XPath for each Document in R Corpus
-
31-05-2021 - |
Question
I have a corpus, x, in R created from a directory using DirSource. Each document is a text file containing the full HTML of a related vBulletin forum webpage. Since it is a thread, each document has multiple separate posts that I want to capture with my XPath. The XPath seems to work, but I cannot put all my captured nodes back into the corpus.
If my corpus has 25 documents that have an average 4 posts each, then my new corpus should have 100 documents. I'm wondering if I have to do a loop and create a new corpus.
Here is my messy work so far. Any source from a thread in www.vbulletin.org/forum/ is an example of the structure.
#for stepping through
xt <- x[[5]]
xpath <- "//div[contains(@id,'post_message')]"
getxpath <- function(xt,xpath){
require(XML)
#either parse
doc <- htmlParse(file=xt)
#doc <- htmlTreeParse(tolower(xt), asText = TRUE, useInternalNodes = TRUE)
#don't know which to use
#result <- xpathApply(doc,xpath,xmlValue)

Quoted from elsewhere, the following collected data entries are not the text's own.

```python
class HipHead(object):

    def __init__(self, layers, fc):
        self.blocks = []
        for li, layer in layers:
            for bi, blk in enumerate(layer):
                if not isinstance(blk, Bottleneck):
                    raise hip.Sc2Error('HipHead supports torchvision Bottleneck blocks, got {}'.format(type(blk)))
                t = 'head.{}.{}'.format(li, bi)
                ds = None
                if blk.downsample is not None:
                    ds = _Conv(blk.downsample[0], blk.downsample[1], t + '.ds')
                self.blocks.append((_Conv(blk.conv1, blk.bn1, t + '.c1'), _Conv(blk.conv2, blk.bn2, t + '.c2'),
                                    _Conv(blk.conv3, blk.bn3, t + '.c3'), ds))
        self.fc = None
        if fc is not None:
            w = fc.weight.detach().float().reshape(fc.out_features, fc.in_features, 1, 1)
            cout_pad = (fc.out_features + 7) // 8 * 8
            if cout_pad != fc.out_features:
                w = torch.cat([w, torch.zeros(cout_pad - fc.out_features, fc.in_features, 1, 1, device=w.device)])
            b = torch.zeros(cout_pad, device=w.device)
            if fc.bias is not None:
                b[:fc.out_features] = fc.bias.detach().float()
            self.fc = (hip.pack_conv_weight(w), b.contiguous(), cout_pad, fc.out_features)
            self.fc_frag = None
            if fc.in_features % 128 == 0 and hip.host_policy.fc_kernel:
                n16 = (fc.out_features + 15) // 16 * 16
                w16 = torch.zeros(n16, fc.in_features, device=w.device)
                w16[:fc.out_features] = fc.weight.detach().float()
                b16 = torch.zeros(n16, device=w.device)
                if fc.bias is not None:
                    b16[:fc.out_features] = fc.bias.detach().float()
                self.fc_frag = (hip.pack_weight_fragments(w16), b16.contiguous())

    @staticmethod
    def _pair_ok(c3, c1n):
        return (c3.k == (1, 1) and c1n.k == (1, 1) and c3.stride == (1, 1) and c1n.stride == (1, 1) and c3.stream and
                c3.w2d is not None and c1n.w2d is not None and c3.w2d.shape[0] == c1n.w2d.shape[1] and
                hip.conv1x1_pair_supported(c3.w2d.shape[1], c3.cout, c1n.cout))

    @staticmethod
    def _pair_w1(c1n):
        if getattr(c1n, 'w_frag_pair', None) is None:
            c1n.w_frag_pair = hip.pack_weight_fragments(c1n.w_folded.reshape(c1n.w_folded.shape[0], c1n.w_folded.shape[1]))
        return c1n.w_frag_pair

    def tail_spec(self):
        c1, _, _, ds = self.blocks[0]
        if ds is None or c1.w2d is None or ds.w2d is None:
            return None
        if tuple(c1.w2d.shape) != (128, 256) or c1.stride != (1, 1) or tuple(ds.w2d.shape) != (512, 256) or ds.stride != (2, 2):
            return None
        return c1.w2d, c1.b, ds.w2d, ds.b

    def _side_stream(self, t):
        if not t.is_cuda or torch.cuda.is_current_stream_capturing():
            return None
        cur = torch.cuda.current_stream(t.device)
        pool = self.__dict__.setdefault('_side_streams', {})
        s = pool.get(cur.cuda_stream)
        if s is None:
            s = pool[cur.cuda_stream] = torch.cuda.Stream(device=t.device)
        return s

    def forward(self, x_nhwc, with_pool=True, pre=None):
        h = x_nhwc
        o_next = None
        side = self._side_stream(h if h is not None else pre[0]) if hip.host_policy.head_ds_side_stream else None
        for bi, (c1, c2, c3, ds) in enumerate(self.blocks):
            join = None
            if bi == 0 and pre is not None:
                o, identity = pre
            else:
                if ds is not None and side is not None:
                    cur = torch.cuda.current_stream(h.device)
                    fork = torch.cuda.Event()
                    fork.record(cur)
                    side.wait_event(fork)
                    h.record_stream(side)
                    with torch.cuda.stream(side):
                        identity = ds(h, hip.EPI_BIAS)
                        join = torch.cuda.Event()
                        join.record(side)
                    identity.record_stream(cur)
                else:
                    identity = h if ds is None else ds(h, hip.EPI_BIAS)
                o = o_next if o_next is not None else c1(h, hip.EPI_BIAS_RELU)
            o_next = None
            o = c2(o, hip.EPI_BIAS_RELU)
            if join is not None:
                torch.cuda.current_stream(h.device).wait_event(join)
            nxt = self.blocks[bi + 1] if bi + 1 < len(self.blocks) else None
            if nxt is not None and self._pair_ok(c3, nxt[0]) and o.numel() // o.shape[-1] * c3.cout * 2 < 0x7FF00000:
                h, o_next = hip.conv1x1_pair_fwd(o, c3.w_frag, c3.b, identity.contiguous(), self._pair_w1(nxt[0]), nxt[0].b,
                                                 tag=c3.tag + '+' + nxt[0].tag)
            else:
                h = c3(o, hip.EPI_BIAS_ADD_RELU, ep_x=identity)
        if not with_pool:
            return h.permute(0, 3, 1, 2)
        if self.fc is None:
            return hip.avgpool_nhwc(h.contiguous(), want_f32=True)[0]
        w, b, cout_pad, n_cls = self.fc
# ... 45 lines not shown
```
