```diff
@@ -219,22 +237,28 @@
             const int cih = wid & 1, coh = PSPLIT ? 0 : wid >> 1;
             const int psh = PSPLIT ? wid >> 1 : 0;
             constexpr int NT = PHASE ? 4 : 9;
-            f32x4 acc[NT][CBH];
-#pragma unroll
-            for (int t = 0; t < NT; ++t)
-#pragma unroll
-                for (int c = 0; c < CBH; ++c) acc[t][c] = (f32x4){0.f, 0.f, 0.f, 0.f};
+            f32x4 accs[NPAR][NT][CBH];
+#pragma unroll
+            for (int a = 0; a < NPAR; ++a)
+#pragma unroll
+                for (int t = 0; t < NT; ++t)
+#pragma unroll
+                    for (int c = 0; c < CBH; ++c) accs[a][t][c] = (f32x4){0.f, 0.f, 0.f, 0.f};
+            auto& acc = accs[0];
             const int tg = lane >> 4, ti = lane & 15;
             const int py_lane = 16 * (tg >> 1) + 4 * (tg & 1) + (ti >> 2);
             const int px_lane = (TWS == 5 ? 16 * (tg >> 1) : (tg >> 1) * HTW) + 4 * (tg & 1) + (ti >> 2);
             const int seg = (ti & 3) * 2;
-            auto compute = [&](int buf) {
+            auto compute = [&](int buf, auto par_c) {
+                constexpr int PAR = decltype(par_c)::value;
+                auto& acc = accs[PAR];
+                const int pxx = PAIR ? PAR : ppx;
                 const uint32_t* Xs = smem + buf * BUF + cih * (HPIX * 8) + px_lane * 8 + seg;
-                const uint32_t* Ys = smem + buf * BUF + NP * XPL + coh * CBH * (64 * 8) + py_lane * 8 + seg;
+                const uint32_t* Ys = smem + buf * BUF + NP * XPL + PAR * YIMG + coh * CBH * (64 * 8) + py_lane * 8 + seg;
                 auto fetch_x = [&](int ks, int pl, bf16x8_t (&dst)[NT]) {
 #pragma unroll
                     for (int t = 0; t < NT; ++t) {
-                        const int hp = PHASE ? ((TWS == 5 ? ks : 2 * ks) + ppy + (t >> 1)) * HTW + ppx + (t & 1)
+                        const int hp = PHASE ? ((TWS == 5 ? ks : 2 * ks) + ppy + (t >> 1)) * HTW + pxx + (t & 1)
                                              : ((TWS == 5 ? ks : 2 * ks) + t / 3) * HTW + t % 3;
                         dst[t] = tr_fragment(Xs + pl * XPL + hp * 8, 8 * 8);
                     }
@@ -294,12 +318,20 @@
                     mm(yf[1], xf[1]);
                 }
             };
+            using par0 = std::integral_constant<int, 0>;
+            using par1 = std::integral_constant<int, 1>;
             __builtin_amdgcn_s_setprio(1);
             __syncthreads();
             for (int t = 0; t < nt; t += 2) {
-                if (!(dbg & 2)) compute(0);
-                __syncthreads();
-                if (t + 1 < nt && !(dbg & 2)) compute(1);
+                if (!(dbg & 2)) {
+                    compute(0, par0{});
+                    if constexpr (PAIR) compute(0, par1{});
+                }
+                __syncthreads();
+                if (t + 1 < nt && !(dbg & 2)) {
+                    compute(1, par0{});
+                    if constexpr (PAIR) compute(1, par1{});
+                }
                 __syncthreads();
             }
             if constexpr (PSPLIT) {
@@ -323,28 +355,33 @@
                 }
             }
             const int Ktot = 9 * p.KD * p.Cin, tap0 = (p.KD == 3 ? kd : 0) * 9;
-            float* out = p.partial + ((size_t)slab * slab_mul + (PHASE ? ph : 0)) * p.Cout * Ktot;
             const int ci = chunk * CK + cih * 16 + (lane & 15);
             if (ci < p.Cin && psh == 0) {
 #pragma unroll
-                for (int c = 0; c < CBH; ++c)
-#pragma unroll
-                    for (int r = 0; r < 4; ++r) {
-                        const int co = co0 + (coh * CBH + c) * 16 + 4 * (lane >> 4) + r;
-                        if (co >= p.Cout) continue;
-#pragma unroll
-                        for (int t = 0; t < 9; ++t) {
-                            float v;
-                            if constexpr (PHASE) {
-                                const int a = (t / 3 + 1 - ppy) >> 1, b = (t % 3 + 1 - ppx) >> 1;
-                                const float va0 = b ? acc[1][c][r] : acc[0][c][r], va1 = b ? acc[3][c][r] : acc[2][c][r];
-                                v = a ? va1 : va0;
-                            } else {
-                                v = acc[t][c][r];
+                for (int par = 0; par < NPAR; ++par) {
+                    auto& acc = accs[par];
+                    const int pxx = PAIR ? par : ppx;
+                    float* out = p.partial + ((size_t)slab * slab_mul + (PHASE ? ph + par : 0)) * p.Cout * Ktot;
+#pragma unroll
+                    for (int c = 0; c < CBH; ++c)
+#pragma unroll
+                        for (int r = 0; r < 4; ++r) {
+                            const int co = co0 + (coh * CBH + c) * 16 + 4 * (lane >> 4) + r;
+                            if (co >= p.Cout) continue;
+#pragma unroll
+                            for (int t = 0; t < 9; ++t) {
+                                float v;
+                                if constexpr (PHASE) {
+                                    const int a = (t / 3 + 1 - ppy) >> 1, b = (t % 3 + 1 - pxx) >> 1;
+                                    const float va0 = b ? acc[1][c][r] : acc[0][c][r], va1 = b ? acc[3][c][r] : acc[2][c][r];
+                                    v = a ? va1 : va0;
+                                } else {
+                                    v = acc[t][c][r];
+                                }
+                                out[(size_t)co * Ktot + (tap0 + t) * p.Cin + ci] = v;
                             }
-                            out[(size_t)co * Ktot + (tap0 + t) * p.Cin + ci] = v;
                         }
-                    }
+                }
             }
         } else {
             f32x16 acc[CB * 3];
@@ -440,11 +477,14 @@
             if (!PSPLIT) __syncthreads();
             if (tid < BI && co0 + tid < p.Cout) {
                 const int q = tid >> 2, comp = tid & 3;
-                float total = 0.f;
-#pragma unroll
-                for (int i = 0; i < BSN; ++i)
-                    for (int l = ((q - i * NL) % YQ + YQ) % YQ; l < NL; l += YQ) total += red[(i * NL + l) * 4 + comp];
-                atomicAdd(p.bias_grad + (size_t)slab * p.bias_stride + co0 + tid, total);
+#pragma unroll
+                for (int par = 0; par < NPAR; ++par) {
+                    float total = 0.f;
+#pragma unroll
+                    for (int i = 0; i < BSN; ++i)
+                        for (int l = ((q - i * NL) % YQ + YQ) % YQ; l < NL; l += YQ) total += red[par * RED1 + (i * NL + l) * 4 + comp];
+                    atomicAdd(p.bias_grad + (size_t)par * pair_bias + (size_t)slab * p.bias_stride + co0 + tid, total);
+                }
             }
         }
     }
```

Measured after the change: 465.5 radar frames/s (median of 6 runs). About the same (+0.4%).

result <- xpathSApply(doc,xpath,xmlValue)
#clean up
result <- gsub(pattern="\\s+",replacement=" ",x=gsub(pattern="\n|\t",replacement=" ",x=result))
result <- c(result[1:length(result)])
free(doc)
#converts group of nodes into 1 data frame with numbers before separate posts
#require(plyr)
#xbythread <- ldply(.data=result,.fun=function(x){unlist(x)})
#don't know what needs to be returned
result <- Corpus(VectorSource(result))
#result <- as.PlainTextDocument(result)
return(result)
}
#call
x2 <- tm_map(x=x,FUN=getxpath,"//div[contains(@id,'post_message')]")
Solution
Figured it out a while ago. htmlParse needs isURL=TRUE.
getxpath <- function(xt,xpath){
require(XML);require(tm)
x <- htmlParse(file=u,isURL=TRUE)
resultvector <- xpathSApply(x,xpath,xmlValue)
result <- gsub(pattern="\\s+",replacement=" ",x=gsub(pattern="\n|\t",replacement=" ",x=resultvector))
return(result)
}
res <- getxpath("http://url.com/board.html","//xpath")
To get all the files, I use list.files to get the file list, Map/clusterMap with getxpath() to put them in a list, do.call to get them in a vector, and Corpus(VectorSource(res)) to put them in a Corpus.